▸ Required action
Look through the entries below and show every line containing the word "McmcConfig".

▸ Provided data
# shiinamiyuki/akari_render

Hardware: AMD Instinct MI355X
Metric: Msamples/s (whole node), 1080p path tracer, C2 (higher is better)
Workload: dtype f32

## Files before the change

akari_render_amd/abi.py:

```python
from __future__ import annotations

import ctypes as C
from dataclasses import dataclass, field
from typing import List, Optional

import numpy as np

c_f32p = C.POINTER(C.c_float)
c_u32p = C.POINTER(C.c_uint32)


class _Struct(C.Structure):

    def __setattr__(self, name, value):
        if not any(f[0] == name for f in self._fields_):
            raise AttributeError("%s has no field %r" % (type(self).__name__, name))
        super().__setattr__(name, value)


class MeshDesc(C.Structure):
    _fields_ = [
        ("n_vertices", C.c_uint32),
        ("n_triangles", C.c_uint32),
        ("vertices", c_f32p),
# ... 239 lines not shown
        ("adaptive", C.c_uint32), ("wis", C.c_uint32),
        ("seed", C.c_uint64),
        ("filter_type", C.c_uint32), ("filter_radius", C.c_float), ("sampler_type", C.c_uint32), ("color", C.c_uint32),
        ("sampler_seed", C.c_uint64),
    ]

    @staticmethod
    def default() -> "McmcConfig":
        c = McmcConfig()
        c.spp, c.max_depth, c.rr_depth, c.spp_per_pass, c.use_nee = 256, 7, 5, 64, 1
        c.mcmc_depth, c.n_chains, c.n_bootstrap, c.direct_spp = 0xFFFFFFFF, 512, 100000, 64
        c.exponential_mutation, c.small_sigma, c.large_step_prob, c.image_mutation_prob, c.image_mutation_size = 1, 0.01, 0.1, 0.0, 0.0
        c.filter_type, c.filter_radius = FILTER_GAUSSIAN, 1.5
        c.sampler_type, c.sampler_seed = SAMPLER_INDEPENDENT, 0
        return c


class McmcResult(C.Structure):
    _fields_ = [("normalization", C.c_double), ("acceptance_rate", C.c_double), ("splat_scale", C.c_float), ("contribution", C.c_float),
                ("n_mutations", C.c_uint64), ("sample_dimension", C.c_uint32), ("_pad", C.c_uint32)]


class McmcPartial(C.Structure):

    _fields_ = [("bootstrap_sum", C.c_double), ("b_sum", C.c_double), ("n_bootstrap", C.c_uint64), ("b_cnt", C.c_uint64), ("n_accepted", C.c_uint64),
                ("n_mutations", C.c_uint64), ("n_executed", C.c_uint64), ("spp", C.c_uint32), ("contribution", C.c_float)]


MARKOV_STATE_DTYPE = [("cur_pixel", "<u4", (2,)), ("chain_id", "<u4"), ("cur_f", "<f4"), ("b", "<f4"), ("b_cnt", "<u4"), ("n_accepted", "<u4"),
                      ("n_mutations", "<u4"), ("cur_iter", "<u4"), ("last_large_iter", "<u4")]


class AdaptiveConfig(_Struct):

    _fields_ = [("threshold", C.c_float), ("min_spp", C.c_uint32), ("round_passes", C.c_uint32), ("_pad", C.c_uint32)]

    @staticmethod
    def default() -> "AdaptiveConfig":
        c = AdaptiveConfig()
        c.threshold, c.min_spp, c.round_passes = 0.0625, 16, 1
        return c


DISPLAY_LINEAR, DISPLAY_REINHARD, DISPLAY_ACES, DISPLAY_HABLE = 1, 2, 3, 4
DISPLAY_CURVE_NAMES = {DISPLAY_LINEAR: "linear", DISPLAY_REINHARD: "reinhard", DISPLAY_ACES: "aces", DISPLAY_HABLE: "hable"}


class DisplayConfig(_Struct):

    _fields_ = [
        ("curve", C.c_uint32),
        ("auto_exposure", C.c_uint32),
        ("exposure_ev", C.c_float),
        ("key", C.c_float),
        ("low_permille", C.c_uint32),
        ("high_permille", C.c_uint32),
        ("white", C.c_float),
        ("bloom_strength", C.c_float),
        ("bloom_threshold", C.c_float),
        ("bloom_levels", C.c_uint32),
        ("_pad", C.c_uint32 * 2),
    ]

    @staticmethod
    def default() -> "DisplayConfig":
        c = DisplayConfig()
        c.curve, c.auto_exposure, c.exposure_ev, c.key = DISPLAY_ACES, 0, 0.0, 0.18
        c.low_permille, c.high_permille, c.white = 50, 20, 0.0
        c.bloom_strength, c.bloom_threshold, c.bloom_levels = 0.0, 1.0, 5
        return c


class PtStats(C.Structure):
    _fields_ = [
        ("n_samples", C.c_uint64),
        ("n_closest", C.c_uint64),
        ("n_shadow", C.c_uint64),
        ("n_shaded", C.c_uint64),
        ("n_node_visits", C.c_uint64),
        ("n_tri_tests", C.c_uint64),
        ("kernel_ms", C.c_double),
        ("n_launches", C.c_uint32),
        ("_pad", C.c_uint32),
    ]

    def as_dict(self):
        return {k: getattr(self, k) for k, _ in self._fields_ if not k.startswith("_")}
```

▸ Response to this exercise
    def default() -> "McmcConfig":
        c = McmcConfig()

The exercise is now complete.